In addition, there is the consideration that things within the game itself may remove the ability of PCs to generate particular effects, either temporarily or "permanently", including (but not limited to):
Sunder
Rust Monsters
Disenchanters
Spellthieves
Confusion effects
Level Draining effects
Stat Draining effects
Wish/Alter Reality effects
Expenditure of charges


----------



## Hierax (Oct 16, 2009)

Better late than never, applause to Orcus for getting these games out there!

I'd love to get them when I get some cash. 


Lots of talk here about modules in general but are there any on topic comments/reviews about these particular new Necromancer modules themselves? 

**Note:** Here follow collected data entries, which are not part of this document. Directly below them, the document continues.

template <bool QB, int ADK>
__global__ __launch_bounds__(256) void attn_delta_kernel(const bf16_t* __restrict__ dO, const bf16_t* __restrict__ O,
                                                         const bf16_t* __restrict__ O_lo, float* __restrict__ delta,
                                                         const bf16_t* __restrict__ qkv, long long ldq,
                                                         const float* __restrict__ bias_u, const float* __restrict__ bias_v,
                                                         bf16_t* __restrict__ qu, bf16_t* __restrict__ qv, int B,
                                                         int H, int T, int d, const long long* __restrict__ len,
                                                         const long long* __restrict__ cu) {
  const int lane = threadIdx.x & 63;
  const long long prow = blockIdx.x * 4LL + (threadIdx.x >> 6);
  if (prow >= (long long)B * T) return;
  const int b = (int)(prow / T), i = (int)(prow - (long long)b * T);
  const bool rvalid = !cu || i < (int)min((long long)T, len[b]);
  const long long row = cu ? cu[b] + (rvalid ? i : 0) : prow;
  for (int c0 = 0; c0 < d; c0 += 512) {
    const int c = c0 + lane * 8;
    float acc = 0.f;
    if (QB && c < d && rvalid) {
      float q8[8], u8[8], v8[8], o1[8], o2[8];
      VecIO<bf16_t>::load(qkv + row * ldq + c, q8);
      VecIO<float>::load(bias_u + c, u8); VecIO<float>::load(bias_u + c + 4, &u8[4]);
      VecIO<float>::load(bias_v + c, v8); VecIO<float>::load(bias_v + c + 4, &v8[4]);
#pragma unroll
      for (int j = 0; j < 8; ++j) { o1[j] = q8[j] + u8[j]; o2[j] = q8[j] + v8[j]; }
      VecIO<bf16_t>::store(qu + row * d + c, o1);
      VecIO<bf16_t>::store(qv + row * d + c, o2);
    }
    if (c < d && rvalid) {
      const u32x4 a = *reinterpret_cast<const u32x4*>(dO + row * d + c);
      const u32x4 o = *reinterpret_cast<const u32x4*>(O + row * d + c);
#pragma unroll
      for (int j = 0; j < 4; ++j) {
        acc += __uint_as_float(a[j] << 16) * __uint_as_float(o[j] << 16);
        acc += __uint_as_float(a[j] & 0xffff0000u) * __uint_as_float(o[j] & 0xffff0000u);
      }
      if (O_lo) {
        const u32x4 l = *reinterpret_cast<const u32x4*>(O_lo + row * d + c);
        float acl = 0.f;
#pragma unroll
        for (int j = 0; j < 4; ++j) {
          acl += __uint_as_float(a[j] << 16) * __uint_as_float(l[j] << 16);
          acl += __uint_as_float(a[j] & 0xffff0000u) * __uint_as_float(l[j] & 0xffff0000u);
        }
        acc += acl;
      }
    }
    acc += __shfl_xor(acc, 1, 64); acc += __shfl_xor(acc, 2, 64); acc += __shfl_xor(acc, 4, 64);
    if (ADK == 128) acc += __shfl_xor(acc, 8, 64);
    const int h = c / ADK;
    if ((lane & (ADK / 8 - 1)) == 0 && c < d) delta[((long long)b * H + h) * T + i] = acc;
  }
}

template <int ADK>
__device__ __forceinline__ bf16x8 tr_frag(const bf16_t* img, int ra, int rb, int col0, int lane) {
  const int t = lane & 15, g4 = (lane >> 4) & 1;
  const int col = col0 + g4 * 16 + (t & 3) * 4;
  union { bf16x8 v; s16x4 h[2]; } u;
  const int r0 = ra + (t >> 2), r1 = rb + (t >> 2);
  u.h[0] = __builtin_amdgcn_ds_read_tr16_b64_v4i16((lds_s16x4_t*)(img + r0 * ADK + ((((col >> 3) ^ ((r0 >> 1) & 7))) << 3) + (col & 7)));
  u.h[1] = __builtin_amdgcn_ds_read_tr16_b64_v4i16((lds_s16x4_t*)(img + r1 * ADK + ((((col >> 3) ^ ((r1 >> 1) & 7))) << 3) + (col & 7)));
  return u.v;
}
template <int NKK>
__device__ __forceinline__ void load_rows(const bf16_t* rowp, bf16x8 (&out)[NKK], bool valid, int lh) {
#pragma unroll
  for (int kk = 0; kk < NKK; ++kk) {
    union { bf16x8 v; u32x4 w; } u;
    u.w = (u32x4){0u, 0u, 0u, 0u};
    if (valid) u.w = *reinterpret_cast<const u32x4*>(rowp + kk * 16 + lh * 8);
    out[kk] = u.v;
  }
}
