template <int BLOCK, int CPT, int NQ, bool GROUPED, bool FUSED, bool WAIT = false, bool SPARSE = false, bool STAGED = false, int POLICY = 0, bool NARROW = false>
__device__ __forceinline__ void grouped_sample_body(const GroupedArgs &a, const int z, uint32_t *pack, SampleLds &sl, uint32_t *done_chunk,
                                                    const uint32_t *wait_on = nullptr, uint32_t wait_need = 0)
{
    static_assert(!(STAGED && (WAIT || FUSED)), "a staged pack is the batched sampler's: two launches per hour");
    static_assert(!NARROW || (FUSED && GROUPED && !WAIT && !SPARSE && !STAGED), "narrow packs: the one-launch hour on dense tables");
    uint32_t &s_ndrive = sl.ndrive, &s_nstay = sl.nstay, &s_split = sl.split;
    uint32_t(&gb)[kGroups] = sl.gb;
    uint32_t(&stage)[kGroups * kStage] = sl.stage;
    const int tid = threadIdx.x, lane = tid & 63;
    const uint32_t cap = a.cap;
    const uint32_t b = static_cast<uint32_t>(z) * cap;
    const int gw = pack_guide_words(a.G), rw = NARROW ? narrow_row_words(a.Zq, a.G) : pack_row_words(a.Zq, a.G, SPARSE ? 1 : 0), pieces = rw / 4, sh = 32 - a.G;
    CPM_SSTAMP_DECL;
    CPM_SSTAMP(0);
    uint32_t ns_raw = a.cnt_s[z];
    if constexpr (WAIT) ns_raw &= kCntMask;
    const double last = a.last_t[z];
    const long long thr = a.thr_t[z];
    uint32_t na_raw;
    uint32_t id[CPT + 1];
    if constexpr (WAIT) {
        typedef uint32_t u32x2 __attribute__((ext_vector_type(2)));
        u32x2 seen = {wait_need, 0u};
        const bool poller = wait_need && tid < 64;
        if (poller) asm volatile("global_load_dwordx2 %0, %1, %2 sc1" : "=v"(seen) : "v"(0), "s"(wait_on) : "memory");
        pack_dma<BLOCK, NQ>(pack, a.rp_t + static_cast<size_t>(z) * rw, pieces, tid);
        if (poller) {
            asm volatile("s_waitcnt vmcnt(%1)" : "+v"(seen) : "n"(NQ) : "memory");
            uint32_t got = from_lane0(seen.x), where = from_lane0(seen.y);
            for (uint32_t spins = 0; (got & kDoneCount) < wait_need; ++spins) {
                if (spins >= a.spin_limit) break;
                __builtin_amdgcn_s_sleep(32);
                got = from_lane0(lane == 0 ? __hip_atomic_load(wait_on, __ATOMIC_RELAXED, __HIP_MEMORY_SCOPE_AGENT) : 0u);
                where = from_lane0(lane == 0 ? __hip_atomic_load(wait_on + 1, __ATOMIC_RELAXED, __HIP_MEMORY_SCOPE_AGENT) : 0u);
            }
            const bool bad = (got & kDoneCount) < wait_need || (got >> 16) != 0u || where != (1u << xcc_id());
            if (bad && lane == 0) atomicOr(a.rare->status, 4ull);
            if (tid == 0) sl.pad_ = bad ? 1u : 0u;
        }
        bool dead = false;
        if (wait_need) {
            lds_barrier();
            dead = sl.pad_ != 0u;
        }
        const uint32_t nsc = dead ? 0u : min(ns_raw, cap);
        uint32_t nav = 0;
        if (!dead) {
            asm volatile("global_load_dword %0, %1, %2 sc1" : "=v"(nav) : "v"(0), "s"(a.cnt_a + z) : "memory");
#pragma unroll
            for (int c = 0; c <= CPT; ++c) {
                const uint32_t s1 = static_cast<uint32_t>(tid + c * BLOCK);
                const uint32_t pos = s1 < nsc ? s1 : (cap - 1u + nsc - min(s1, cap - 1u + nsc));
                asm volatile("global_load_dword %0, %1, %2 sc1" : "=v"(id[c]) : "v"(pos << 2), "s"(a.ids + b) : "memory");
// ... 24 lines not shown
            asm volatile("global_load_dword %0, %1, %2" : "=v"(id[c]) : "v"(off), "s"(a.ids + b) : "memory");
        }
        if constexpr (STAGED) {
            wait_ids<CPT + 1, 0>(id);
        } else {
            pack_dma<BLOCK, NQ, policy_pack_aux(POLICY)>(pack, a.rp_t + static_cast<size_t>(z) * rw, pieces, tid);
            wait_ids<CPT + 1, NQ>(id);
        }
    }
    CPM_SSTAMP(1);
    const bool heavy = n_all > a.heavy_x * (CPT > 4 ? 4 : CPT) * BLOCK;
    if (tid == 0) {
        a.parking_t[z] = n_all;
        if (static_cast<unsigned long long>(ns_raw) + na_raw > cap) atomicOr(a.rare->status, 2ull);
        s_ndrive = 0;
        s_nstay = 0;
        uint32_t split = 0;
        if (heavy) {
            const GroupedRare *r = a.rare;
            const uint32_t items = (n_all + CPT * BLOCK - 1) / (CPT * BLOCK) - 1u;
            atomicMax(&r->maxn[0], n_all);
            const uint32_t idx = atomicAdd(r->nheavy + a.hour, items);
            atomicMax(&r->maxn[1], idx + items);
            if (GROUPED && r->parts > 1) {
                if (idx + items <= r->hgrid) {
                    for (uint32_t q = 0; q < items; ++q) r->heavy_list[idx + q] = static_cast<uint32_t>(z) | (q << 16);
                    split = 1;
                } else {
                    for (uint32_t q = 0; q < items && idx + q < r->hgrid; ++q) r->heavy_list[idx + q] = 0xFFFFFFFFu;
                }
            }
        }
        s_split = split;
    }
    if (tid < kGroups) gb[tid] = 0;
    if (n_all == 0) {
        if (GROUPED) {
            if (tid == 0) a.cnt_next[z] = 0;
            if (tid < kGroups) hand_store<FUSED>(&a.cntg[static_cast<size_t>(z) * kGroups + tid], 0u);
        }
        asm volatile("s_waitcnt vmcnt(0)" ::: "memory");
        hand_off_done<FUSED>(done_chunk, tid);
        return;
    }
    uint32_t nd = 0;
    uint32_t n = 0;
    const unsigned long long below = (1ull << lane) - 1ull;
    uint32_t *stay_out = a.ids_next + static_cast<size_t>(z) * cap;
    uint32_t *runs = GROUPED ? a.D + static_cast<size_t>(z) * kGroups * a.scap : nullptr;
    const uint16_t *guide = reinterpret_cast<const uint16_t *>(pack);
    const uint32_t *hi = pack + gw;
    const uint16_t *smap = SPARSE ? reinterpret_cast<const uint16_t *>(hi + a.Zq) : nullptr;
    uint32_t hi_last = 0;
    auto first_pass = [&](auto kc) {
        constexpr int K = decltype(kc)::value;
        bool valid[K ? K : 1], drive[K ? K : 1], want[K ? K : 1], ok[K ? K : 1];
        uint32_t dest[K ? K : 1], clo[K ? K : 1], khi[K ? K : 1];
#pragma unroll
        for (int c = 0; c < K; ++c) {
            valid[c] = static_cast<uint32_t>(tid + c * BLOCK) < n_all;
            long long kb;
            car_draw_words(a.seed, a.cars.global(id[c]), a.step, kb, clo[c], khi[c]);
            drive[c] = valid[c] & (kb <= thr);
            want[c] = drive[c] & (last != 0.0);
        }
        CPM_SSTAMP(2);
        asm volatile("s_waitcnt vmcnt(0)" ::: "memory");
        __syncthreads();
        CPM_SSTAMP(3);
        n = s_split ? static_cast<uint32_t>(CPT * BLOCK) : n_all;
        if constexpr (NARROW) hi_last = hi[0];
        else hi_last = hi[(SPARSE ? a.Zc : a.Z) - 1];
        if constexpr (K > 0) {
            if constexpr (NARROW) narrow_pack_search<K>(pack, gw, khi, want, sh, hi_last, a.Z, a.Zq, a.rare, a.hour, z, dest, ok);
            else pack_search<K>(guide, hi, khi, want, sh, hi_last, a.Zq, dest, ok, smap);
            {
                bool anyx = false;
#pragma unroll
                for (int c = 0; c < K; ++c) {
                    dest[c] = want[c] ? dest[c] : static_cast<uint32_t>(z);
                    anyx |= want[c] & !ok[c];
                }
                if (__builtin_expect(any64(anyx), 0)) {
#pragma unroll
                    for (int c = 0; c < K; ++c) {
                        if (want[c] & !ok[c]) {
                            if constexpr (NARROW) {
                                long long kb;
                                car_draw_words(a.seed, a.cars.global(id[c]), a.step, kb, clo[c], khi[c]);
                            }
                            dest[c] = search_exact_any<SPARSE>(a.rare, a.hour, z, u53(clo[c], khi[c]), last, khi[c] <= hi_last ? static_cast<int>(dest[c]) : -1);
                        }
                    }
                }
            }
            CPM_SSTAMP(4);
            if (GROUPED) {
                unsigned long long mS[K];
                uint32_t total = 0;
#pragma unroll
                for (int c = 0; c < K; ++c) {
                    mS[c] = ballot64(valid[c] & !drive[c]);
                    total += static_cast<uint32_t>(__popcll(mS[c]));
                }
                uint32_t bS = 0;
                if (lane == 0 && total) bS = atomicAdd(&s_nstay, total);
                bS = from_lane0(bS);
                uint32_t rank[K];
#pragma unroll
                for (int c = 0; c < K; ++c) rank[c] = drive[c] ? atomicAdd(&gb[gdiv_group_t<SPARSE>(a.gdiv, dest[c])], 1u) : 0u;
#pragma unroll
                for (int c = 0; c < K; ++c) {
                    if (valid[c] & !drive[c]) put32<policy_stay(POLICY)>(stay_out, bS + static_cast<uint32_t>(__popcll(mS[c] & below)), id[c]);
                    bS += static_cast<uint32_t>(__popcll(mS[c]));
                }
#pragma unroll
                for (int c = 0; c < K; ++c) {
                    if (drive[c]) {
                        const uint32_t g = gdiv_group_t<SPARSE>(a.gdiv, dest[c]);
                        const uint32_t packed = id[c] | (gdiv_local_t<SPARSE>(a.gdiv, dest[c], g) << a.idbits);
                        if (rank[c] < static_cast<uint32_t>(kStage)) stage[g * kStage + rank[c]] = packed;
                        else if (rank[c] < a.scap) hand_store<FUSED>(&runs[g * a.scap + rank[c]], packed);
                    }
                }
            } else {
#pragma unroll
// ... 16 lines not shown
            case 4: first_pass(std::integral_constant<int, 4>{}); break;
            case 5: first_pass(std::integral_constant<int, 5>{}); break;
            case 6: first_pass(std::integral_constant<int, 6>{}); break;
            case 7: first_pass(std::integral_constant<int, 7>{}); break;
            default: first_pass(std::integral_constant<int, 8>{}); break;
            }
        } else if constexpr (CPT == 7) {
            switch (k) {
            case 0: first_pass(std::integral_constant<int, 0>{}); break;
            case 1: first_pass(std::integral_constant<int, 1>{}); break;
            case 2: first_pass(std::integral_constant<int, 2>{}); break;
            case 3: first_pass(std::integral_constant<int, 3>{}); break;
            case 4: first_pass(std::integral_constant<int, 4>{}); break;
            case 5: first_pass(std::integral_constant<int, 5>{}); break;
            case 6: first_pass(std::integral_constant<int, 6>{}); break;
            default: first_pass(std::integral_constant<int, 7>{}); break;
            }
        } else if constexpr (CPT == 6) {
            switch (k) {
            case 0: first_pass(std::integral_constant<int, 0>{}); break;
            case 1: first_pass(std::integral_constant<int, 1>{}); break;
            case 2: first_pass(std::integral_constant<int, 2>{}); break;
            case 3: first_pass(std::integral_constant<int, 3>{}); break;
            case 4: first_pass(std::integral_constant<int, 4>{}); break;
            case 5: first_pass(std::integral_constant<int, 5>{}); break;
            default: first_pass(std::integral_constant<int, 6>{}); break;
            }
        } else if constexpr (CPT == 5) {
            switch (k) {
            case 0: first_pass(std::integral_constant<int, 0>{}); break;
            case 1: first_pass(std::integral_constant<int, 1>{}); break;
            case 2: first_pass(std::integral_constant<int, 2>{}); break;
            case 3: first_pass(std::integral_constant<int, 3>{}); break;
            case 4: first_pass(std::integral_constant<int, 4>{}); break;
            default: first_pass(std::integral_constant<int, 5>{}); break;
            }
        } else if constexpr (CPT == 4) {
            switch (k) {
            case 0: first_pass(std::integral_constant<int, 0>{}); break;
            case 1: first_pass(std::integral_constant<int, 1>{}); break;
            case 2: first_pass(std::integral_constant<int, 2>{}); break;
            case 3: first_pass(std::integral_constant<int, 3>{}); break;
            default: first_pass(std::integral_constant<int, 4>{}); break;
            }
        } else if constexpr (CPT == 2) {
            switch (k) {
            case 0: first_pass(std::integral_constant<int, 0>{}); break;
            case 1: first_pass(std::integral_constant<int, 1>{}); break;
            default: first_pass(std::integral_constant<int, 2>{}); break;
            }
        } else {
            if (k == 0) first_pass(std::integral_constant<int, 0>{});
            else first_pass(std::integral_constant<int, 1>{});
        }
    }
    for (uint32_t q0 = CPT * BLOCK; q0 < n; q0 += BLOCK) {
        if (q0 + static_cast<uint32_t>(tid & ~63) >= n) continue;
        const uint32_t q = q0 + tid;
        const bool valid1 = q < n;
        uint32_t idx;
        if constexpr (WAIT) idx = (q0 == CPT * BLOCK) ? id[CPT] : (valid1 ? hand_load<true>(&a.ids[b + (q < ns ? q : cap - 1u + ns - q)]) : 0u);
        else idx = (q0 == CPT * BLOCK) ? id[CPT] : (valid1 ? a.ids[b + q + (q >= ns ? cap - n_all : 0u)] : 0u);
        const uint64_t car = a.cars.global(idx);
        long long kb;
        uint32_t clo1[1], khi1[1], dest1[1];
        bool ok1[1], want1[1];
        car_draw_words(a.seed, car, a.step, kb, clo1[0], khi1[0]);
        const bool drive1 = valid1 & (kb <= thr);
        want1[0] = drive1 & (last != 0.0);
        if constexpr (NARROW) narrow_pack_search<1>(pack, gw, khi1, want1, sh, hi_last, a.Z, a.Zq, a.rare, a.hour, z, dest1, ok1);
        else pack_search<1>(guide, hi, khi1, want1, sh, hi_last, a.Zq, dest1, ok1, smap);
        if (!want1[0]) dest1[0] = z;
        else if (!ok1[0]) dest1[0] = search_exact_any<SPARSE>(a.rare, a.hour, z, u53(clo1[0], khi1[0]), last, khi1[0] <= hi_last ? static_cast<int>(dest1[0]) : -1);
        if (GROUPED) {
            const unsigned long long m1 = ballot64(valid1 & !drive1);
            uint32_t b1 = 0;
            if (lane == 0 && m1) b1 = atomicAdd(&s_nstay, static_cast<uint32_t>(__popcll(m1)));
            b1 = from_lane0(b1);
            if (valid1 & !drive1) next_store<policy_stay(POLICY)>(idx, &stay_out[b1 + static_cast<uint32_t>(__popcll(m1 & below))]);
            if (drive1) {
                const uint32_t g = gdiv_group_t<SPARSE>(a.gdiv, dest1[0]);
                const uint32_t rank = atomicAdd(&gb[g], 1u);
                const uint32_t packed = idx | (gdiv_local_t<SPARSE>(a.gdiv, dest1[0], g) << a.idbits);
                if (rank < static_cast<uint32_t>(kStage)) stage[g * kStage + rank] = packed;
                else if (rank < a.scap) hand_store<FUSED>(&runs[g * a.scap + rank], packed);
            }
        } else {
            if (valid1) stay_out[q] = dest1[0] | (drive1 ? kDriveBit : 0u);
            nd += drive1 ? 1u : 0u;
        }
    }
    if (!GROUPED) {
        for (int o = 32; o > 0; o >>= 1) nd += __shfl_down(nd, o, 64);
        if (lane == 0 && nd) atomicAdd(&s_ndrive, nd);
    }
    CPM_SSTAMP(5);
    lds_barrier();
    CPM_SSTAMP(6);
    if (GROUPED) {
        static_assert(kStage % 4 == 0, "16-byte pieces");
        const __amdgpu_buffer_rsrc_t rs = __builtin_amdgcn_make_buffer_rsrc(runs, 0, static_cast<int>(kGroups * a.scap * 4u), 0x00020000);
        for (int i = tid; i < kGroups * (kStage / 4); i += BLOCK) {
            const int g = i / (kStage / 4), ch = i % (kStage / 4);
            const uint32_t lim = min(gb[g], static_cast<uint32_t>(kStage));
            if (static_cast<uint32_t>(4 * ch) < lim) {
                const uint4 q = *reinterpret_cast<const uint4 *>(&stage[g * kStage + 4 * ch]);
// ... 475 lines not shown
    }
    static_assert(policy_surplus(POLICY) == place_surplus_policy<FUSED, SIGNAL, TAG>(), "the surplus helper and the body that calls it name the same policy");
    if (any_long) place_surplus_out<PB, KRUNS, KDEEP, ZPG, FUSED, SIGNAL, PERM, TAG>(pl, D, g, zs0, zs1, scap, idbits, zg0, nzl, cap, ids_next, ltotal);
    CPM_PSTAMP(7);
#if defined(CPM_DIAGNOSTIC) && !defined(CPM_STAMP_SAMPLER) && !defined(CPM_STAMP_BOTH)
    st_[7] = (st_[7] & ~1ull) | (any_long ? 1ull : 0ull);
#endif
#if defined(CPM_DIAGNOSTIC) && defined(CPM_STAMP_BOTH)
    st_[0] = (st_[0] & ~0xFFull) | ((__builtin_amdgcn_s_getreg((4) | (8 << 6) | (7 << 11))) & 0xFFu);
    st_[7] = (st_[7] & ~0x1Full) | xcc_id();
#endif
    CPM_PSTAMP_FLUSH;
    if constexpr (SIGNAL) {
        asm volatile("s_waitcnt vmcnt(0)" ::: "memory");
        __builtin_amdgcn_s_barrier();
        if (tid == 0) {
            __hip_atomic_fetch_or(done_out + 1, 1u << xcc_id(), __ATOMIC_RELAXED, __HIP_MEMORY_SCOPE_AGENT);
            __hip_atomic_fetch_add(done_out, 1u, __ATOMIC_RELAXED, __HIP_MEMORY_SCOPE_AGENT);
        }
    }
}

Are they on par with the rest of the Necromancer stuff, specifically how do they compare to others, say like Rappan Athuk and Abysthor?


----------



## Twowolves (Oct 16, 2009)

Remathilis said:


> I find FoM is a hot/cold spell; some players always keep one on hand for grappling beasties, but others never bother with it. More to the point, they don't have more than one casting prepped.





It's a rock to the DM's scissors. It not only stops grapplers (like the dreaded Evard's Black Tentacles) but it stops Web, Entangle, Hold Person/Monster, hindering terrain, even lets you swing that mace underwater with no penalties. It's one of those spells that saves your bacon so many times and in so many situations that I (and the groups I've interacted with) think it almost a no brainer. You are pretty much guaranteed to run into one of these types of encounters (critters/spells/environments) in any adventure.

But that is obviously my limited experience.


----------



## The Shaman (Oct 16, 2009)

Wicht said:


> Its only bad design if you assume the PCs should be able to overcome every obstacle put in their way.  Personally, in most of my worlds, I just design things in a way that seems reasonable to me and its the PCs problem to overcome.  If I was a vampire I jolly well would have a hard to get to coffin, especially if I was clever and intelligent and had hundreds of years to prepare it.



Well said.

I like to work from the assumption that most adversaries are at least as smart as the adventurers, and plan accordingly.


----------



## GMforPowergamers (Oct 16, 2009)

The Shaman said:


> Well said.
> 
> I like to work from the assumption that most adversaries are at least as smart as the adventurers, and plan accordingly.




that sort of thinking leads to one big problem (inless your me, becuse I am a a god of DMing  ) and that is there are 3-6 minds against one. I mean if you are the smartest guy in your group (witch of cource I am  ) you still have to be smart enought to out think the combined intelagence of the whole party...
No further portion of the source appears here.